Collected data entries:
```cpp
struct RefitMeta {
  int64_t seg[2];
  int64_t n_good, n_bad;
  double fac_good, fac_bad;
  int32_t vt[HBX_MAX_D];
};
struct RefitMetaArgs {
  int64_t n, n_good, n_bad;
  double fac_good, fac_bad;
  int32_t D;
  uint32_t vt[HBX_MAX_D / 32];
};
#define REFIT_SORT_SMALL 1024
#define REFIT_INLINE 256
int refit_sort_small(double* X, double* loss, const double* staged, const double* staged_inline, int64_t n_new,
                     const RefitMetaArgs& a, RefitMeta* m, int64_t* order, int32_t* arrays, hipStream_t s);

int refit_fit_colstats(const double* X, int32_t D, const int64_t* seg_off, const int64_t* order, const int64_t* n_good,
                       const int64_t* n_bad, const double* fac_good, const double* fac_bad, const int32_t* vartype,
                       double* bw_good, double* bw_bad, int32_t* nlev_good, int32_t* nlev_bad, ColStats* cs_good,
                       ColStats* cs_bad, hipStream_t s);
#define FIT_TILE_ROWS 16384

logpdf_fn hbx_pick_f32(int dc_pad, int du_pad, bool sg);
logpdf_fn hbx_pick_oh(int dc_pad, int kc, bool sg);
logpdf_fn hbx_pick_h(int nsc, int kc, bool sg);
logpdf_pair_fn hbx_pick_h_pair(int nsc, int kc, bool sg);
logpdf_fn hbx_pick_h32(int nsc, int kp, bool sg, bool fast);
logpdf_co_fn hbx_pick_h32_co(int nsc, int kp);
logpdf_pair_fn hbx_pick_h32_pair(int nsc, int kp, bool sg, bool fast, bool coarse = false);
logpdf_pair_fn hbx_pick_h32_pair1(int nsc, int kp);
logpdf_list_fn hbx_pick_h32_list(int nsc, int kp);

int hbx_logpdf_estimate(const double* cand, int64_t Nc, int32_t D, const void* params, const float* table,
                        int32_t dc_pad, int32_t du_pad, int32_t variant, KdeEst* est, hipStream_t s);
int hbx_logpdf_exact_listed(const double* cand, int64_t Nc, int32_t D, const KdeParams* P, const double* X,
                            const int64_t* rows, double* out, const int32_t* list, const int32_t* count,
                            bool per_point, hipStream_t s);
```

hpbandster_amd/csrc/hbx_staged.hip:

```cpp
#include "hbx_acquire.h"

#include <hip/hip_ext.h>

#include "hbx_acq_impl.h"
#include "hbx_rescue_impl.h"

#define STAGED_PT 4
#define HBX_LN4f 1.3862943611198906f

__global__ __launch_bounds__(256) void staged_l_kernel(KdeEst* __restrict__ el, int64_t Nc, int32_t ns,
                                                       const double* __restrict__ cand, int32_t D,
                                                       const KdeParams* __restrict__ Pl,
                                                       const int32_t* __restrict__ rescue_cnt,
                                                       float* __restrict__ lhi, uint32_t* __restrict__ stage) {
  const int32_t nres = *rescue_cnt;
  KdeEst e[STAGED_PT];
  if (ns == 1) {
#pragma unroll
    for (int r = 0; r < STAGED_PT; ++r) {
      const int64_t i = ((int64_t)blockIdx.x * STAGED_PT + r) * 256 + threadIdx.x;
      if (i < Nc) e[r] = el[i];
    }
  }
  float best = -INFINITY;
#pragma unroll
  for (int r = 0; r < STAGED_PT; ++r) {
    const int64_t i = ((int64_t)blockIdx.x * STAGED_PT + r) * 256 + threadIdx.x;
    if (i >= Nc) continue;
    bool mark = false;
    if (ns > 1) {
      if (nres != 0)
        for (int q = 0; q < ns; ++q) mark = mark || el[(int64_t)q * Nc + i].err == -1.f;
      if (!mark) e[r] = merge_splits(el, Nc, i, ns);
    } else {
      mark = e[r].err == -1.f;
    }
    if (mark) e[r] = kde_rescue_one<0, false, true>(cand, i, D, Pl);
    if (ns > 1 || mark) el[i] = e[r];
    float lo, hi = NAN, pt;
    if (e[r].lpos == e[r].lpos) {
      est_interval(e[r], &lo, &hi, &pt);
      best = fmaxf(best, lo);
    }
    lhi[i] = hi;
  }
  __shared__ float rb[4];
  for (int o = 32; o > 0; o >>= 1) best = fmaxf(best, __shfl_xor(best, o));
  if ((threadIdx.x & 63) == 0) rb[threadIdx.x >> 6] = best;
  __syncthreads();
  if (threadIdx.x == 0) {
    const float b = fmaxf(fmaxf(rb[0], rb[1]), fmaxf(rb[2], rb[3]));
    const uint32_t o = hbx_f2ord(b);
    if (o > __hip_atomic_load(stage + HBX_ST_LMAX, __ATOMIC_RELAXED, __HIP_MEMORY_SCOPE_AGENT))
      atomicMax(stage + HBX_ST_LMAX, o);
  }
}

__device__ __forceinline__ int32_t staged_reserve(int n, int32_t* __restrict__ count) {
  __shared__ int32_t wtot[4];
  __shared__ int32_t base;
  const int lane = threadIdx.x & 63, wv = threadIdx.x >> 6;
  int incl = n;
  for (int o = 1; o < 64; o <<= 1) {
    const int t = __shfl_up(incl, o);
    if (lane >= o) incl += t;
  }
  if (lane == 63) wtot[wv] = incl;
  __syncthreads();
  int woff = 0, total = 0;
  for (int w = 0; w < 4; ++w) {
    if (w < wv) woff += wtot[w];
    total += wtot[w];
  }
  if (threadIdx.x == 0) base = total > 0 ? atomicAdd(count, total) : 0;
  __syncthreads();
  return base + woff + incl - n;
}

__global__ __launch_bounds__(256) void staged_seed_kernel(float* __restrict__ lhi, int64_t Nc,
                                                          KdeEst* __restrict__ eg, int32_t* __restrict__ seeds,
                                                          int32_t cap, uint32_t* __restrict__ stage) {
  const float thr = hbx_ord2f(stage[HBX_ST_LMAX]) - HBX_LN4f;
  bool f[STAGED_PT];
  int n = 0;
#pragma unroll
  for (int r = 0; r < STAGED_PT; ++r) {
    const int64_t i = ((int64_t)blockIdx.x * STAGED_PT + r) * 256 + threadIdx.x;
    f[r] = false;
    if (i < Nc) {
      const float h = lhi[i];
      f[r] = h == h && h >= thr;
    }
    n += f[r] ? 1 : 0;
  }
  int32_t off = staged_reserve(n, (int32_t*)stage + HBX_ST_NSEED);
  const KdeEst none = {0.f, -INFINITY, HBX_EST_NOT_EVAL, 0.f};
#pragma unroll
  for (int r = 0; r < STAGED_PT; ++r) {
    const int64_t i = ((int64_t)blockIdx.x * STAGED_PT + r) * 256 + threadIdx.x;
    if (i >= Nc) continue;
    bool seeded = false;
    if (f[r]) {
      if (off < cap) {
        seeds[off] = (int32_t)i;
        seeded = true;
      }
      ++off;
    }
    if (seeded) lhi[i] = NAN;
    else eg[i] = none;
  }
}

__global__ __launch_bounds__(256) void staged_merge_kernel(const KdeEst* __restrict__ part, int32_t cap, int32_t ns,
                                                           const int32_t* __restrict__ idx,
                                                           const int32_t* __restrict__ count, int32_t maxcount,
                                                           const KdeEst* __restrict__ el, KdeEst* __restrict__ eg,
                                                           const KdeParams* __restrict__ Pb,
                                                           uint32_t* __restrict__ stage, int32_t update_u) {
  int32_t cnt = *count;
  if (cnt > maxcount) cnt = maxcount;
  if (cnt > cap) return;
  const int32_t k = blockIdx.x * 256 + threadIdx.x;
  float h = INFINITY;
  if (k < cnt) {
    const int32_t i = idx[k];
    bool mark = false;
    for (int q = 0; q < ns; ++q) mark = mark || part[(int64_t)q * cap + k].err == -1.f;
    KdeEst e = {0.f, -INFINITY, -1.f, 0.f};
    if (!mark) e = merge_splits(part, cap, k, ns);
    eg[i] = e;
    if (update_u && !mark) {
      const ScoreIv v = score_interval(el[i], e);
      if (!v.lnan) h = v.shi;
    }
  }
  if (update_u) {
    const bool guard = Pb->log_norm + log((double)(Pb->n > 1 ? Pb->n : 1)) < 600.0;
    for (int o = 32; o > 0; o >>= 1) h = fminf(h, __shfl_xor(h, o));
    if ((threadIdx.x & 63) == 0 && guard && h < INFINITY) {
      const uint32_t o = hbx_f2ord(h);
      if (o < __hip_atomic_load(stage + HBX_ST_USEED, __ATOMIC_RELAXED, __HIP_MEMORY_SCOPE_AGENT))
        atomicMin(stage + HBX_ST_USEED, o);
    }
  }
}

__global__ __launch_bounds__(256) void staged_survivor_kernel(const float* __restrict__ lhi, int64_t Nc,
                                                              int32_t* __restrict__ surv,
                                                              uint32_t* __restrict__ stage) {
  const float U = hbx_ord2f(stage[HBX_ST_USEED]);
  const float C = (float)HBX_LN_CLAMP;
  bool f[STAGED_PT];
  int n = 0;
#pragma unroll
  for (int r = 0; r < STAGED_PT; ++r) {
    const int64_t i = ((int64_t)blockIdx.x * STAGED_PT + r) * 256 + threadIdx.x;
    f[r] = false;
    if (i < Nc) {
      const float h = lhi[i];
      f[r] = h == h && (C - fmaxf(h, C)) <= U;
    }
    n += f[r] ? 1 : 0;
  }
  int32_t off = staged_reserve(n, (int32_t*)stage + HBX_ST_NSURV);
#pragma unroll
  for (int r = 0; r < STAGED_PT; ++r) {
    const int64_t i = ((int64_t)blockIdx.x * STAGED_PT + r) * 256 + threadIdx.x;
    if (i < Nc && f[r]) surv[off++] = (int32_t)i;
  }
  if (blockIdx.x == 0 && threadIdx.x == 0) stage[HBX_ST_FLAG] = 1;
}


bool acq_staged_supported(const AcqPlan& plan) {
  return HBX_PAIR_INIT && !plan.exact_only && plan.fg.list && plan.fb.list && plan.fg.pair && plan.fg.split_ok;
}

int acq_score_staged(const AcqPlan& plan, const KdePairRef& p, const double* cand, int64_t Nc, const AcqWs& a,
                     hipEvent_t* ev, hipStream_t s) {
  const ScoreFns& f = plan.fg;
  const PairShape sh = pair_shape(f, true, 1, Nc, p.nmax);
  const int ns = sh.nsplit;
  const unsigned grid = sh.tiles * (unsigned)ns;
  KdePairArgs ka{p.Pg(), p.Pg(), p.table_good, p.table_good, a.el, a.el, grid, a.rescue, a.init()};
  ka.tiles = sh.tiles;
  ka.nsplit0 = ka.nsplit1 = ns;
  ka.row_stage = hbx_row_stage();
  if (ev)
    hipExtLaunchKernelGGL(sh.kernel, dim3(grid), dim3(f.threads), 0, s, ev[0], nullptr, 0, cand, Nc, p.D, ka);
  else
    hipLaunchKernelGGL(sh.kernel, dim3(grid), dim3(f.threads), 0, s, cand, Nc, p.D, ka);
  HBX_LAUNCH_CHECK();
  const dim3 gsel((unsigned)((Nc + 256 * STAGED_PT - 1) / (256 * STAGED_PT)));
  hipLaunchKernelGGL(staged_l_kernel, gsel, dim3(256), 0, s, a.el, Nc, (int32_t)ns, cand, p.D, p.Pg(), a.rescue, a.lo,
                     a.stage);
  HBX_LAUNCH_CHECK();
  const int32_t cap = a.list_cap;
  hipLaunchKernelGGL(staged_seed_kernel, gsel, dim3(256), 0, s, a.lo, Nc, a.eg, a.seeds, cap, a.stage);
  HBX_LAUNCH_CHECK();
  const ScoreFns& fb = plan.fb;
  const int ls = list_splits(p.nmax);
  const unsigned tcap = (unsigned)(cap / fb.cands_per_block);
  KdeListArgs la{p.Pb(), p.table_bad, a.eg, a.lpart, a.seeds, (const int32_t*)a.stage + HBX_ST_NSEED, a.rescue, cap,
                 cap, ls, tcap, ka.row_stage};
  hipLaunchKernelGGL(fb.list, dim3(tcap * (unsigned)ls), dim3(fb.threads), 0, s, cand, p.D, la);
  HBX_LAUNCH_CHECK();
  const dim3 gmerge((unsigned)((cap + 255) / 256));
  hipLaunchKernelGGL(staged_merge_kernel, gmerge, dim3(256), 0, s, a.lpart, cap, (int32_t)ls, a.seeds, la.count, cap,
                     a.el, a.eg, p.Pb(), a.stage, 1);
  HBX_LAUNCH_CHECK();
  hipLaunchKernelGGL(staged_survivor_kernel, gsel, dim3(256), 0, s, a.lo, Nc, a.surv, a.stage);
  HBX_LAUNCH_CHECK();
  la.idx = a.surv;
  la.count = (const int32_t*)a.stage + HBX_ST_NSURV;
  la.maxcount = (int32_t)Nc;
  const unsigned gfull = (unsigned)((Nc + fb.cands_per_block - 1) / fb.cands_per_block);
  const unsigned gsplit = tcap * (unsigned)ls;
  hipLaunchKernelGGL(fb.list, dim3(gfull > gsplit ? gfull : gsplit), dim3(fb.threads), 0, s, cand, p.D, la);
  HBX_LAUNCH_CHECK();
  hipLaunchKernelGGL(staged_merge_kernel, gmerge, dim3(256), 0, s, a.lpart, cap, (int32_t)ls, a.surv, la.count,
                     (int32_t)Nc, a.el, a.eg, p.Pb(), a.stage, 0);
  HBX_LAUNCH_CHECK();
  if (ev) {
    HBX_HIP(hipEventRecord(ev[1], s));
    HBX_HIP(hipEventRecord(ev[2], s));
  }
  return HBX_OK;
}

extern "C" {

int hbx_kde_acquire_stats(const void* workspace, int64_t Nc, int64_t nmax, int64_t* out) {
  if (!workspace || !out || Nc < 0) return hbx_fail(HBX_ERR_ARG, "hbx_kde_acquire_stats: bad arguments");
  const WsLayout w = ws_layout(Nc, nmax);
  uint32_t st[HBX_ST_WORDS];
  HBX_HIP(hipDeviceSynchronize());
  HBX_HIP(hipMemcpy(st, (const char*)workspace + w.stage, sizeof(st), hipMemcpyDeviceToHost));
  const bool staged = st[HBX_ST_FLAG] == 1;
  const int64_t seeds = staged ? ((int64_t)st[HBX_ST_NSEED] < w.list_cap ? (int64_t)st[HBX_ST_NSEED] : w.list_cap) : 0;
  const int64_t surv = staged ? (int64_t)st[HBX_ST_NSURV] : 0;
  out[0] = staged ? 1 : 0;
  out[1] = seeds;
  out[2] = surv;
  out[3] = staged ? seeds + surv : Nc;
  return HBX_OK;
}

}
```

Baseline: 29980 billion.

## Fuse staged merge, combine and shortlist into compacted tail kernels

Adds a tail path to the staged acquisition pipeline. Instead of running the final merge, a full-Nc combine kernel and a full-Nc shortlist kernel, it runs a fused tail kernel that only touches seeded and surviving candidates. That kernel merges splits, rescues, computes score intervals, updates the bound atomically and compacts a pre-shortlist, followed by a single-block shortlist pass. The survivor kernel also writes the low bounds for non-survivors and skips the redundant eg writes. This is meant to remove full-array passes and kernel launches, but it relies on a single-block shortlist and on correct handling of the overflow case (full scan).

```diff
diff --git a/hpbandster_amd/csrc/hbx_acquire.h b/hpbandster_amd/csrc/hbx_acquire.h
--- a/hpbandster_amd/csrc/hbx_acquire.h
+++ b/hpbandster_amd/csrc/hbx_acquire.h
@@ -84,7 +84,7 @@
 #endif
 bool acq_staged_supported(const AcqPlan& plan);
 int acq_score_staged(const AcqPlan& plan, const KdePairRef& p, const double* cand, int64_t Nc, const AcqWs& a,
-                     hipEvent_t* ev, hipStream_t s);
+                     hipEvent_t* ev, hipStream_t s, bool tail);
 int acq_exact_only_init(int64_t Nc, uint32_t seg, const AcqWs& a, hipStream_t s);
 #define EXACT_SCAN_MAX 1024
 int acq_exact(const KdePairRef& p, const double* cand, int64_t Nc, const AcqWs& a, bool scan, bool combine,
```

EXERCISE GOAL: Count the lines of the data above where the string "tcap" shows up; reply with the number only.

ANSWER FOR THIS EXERCISE: 4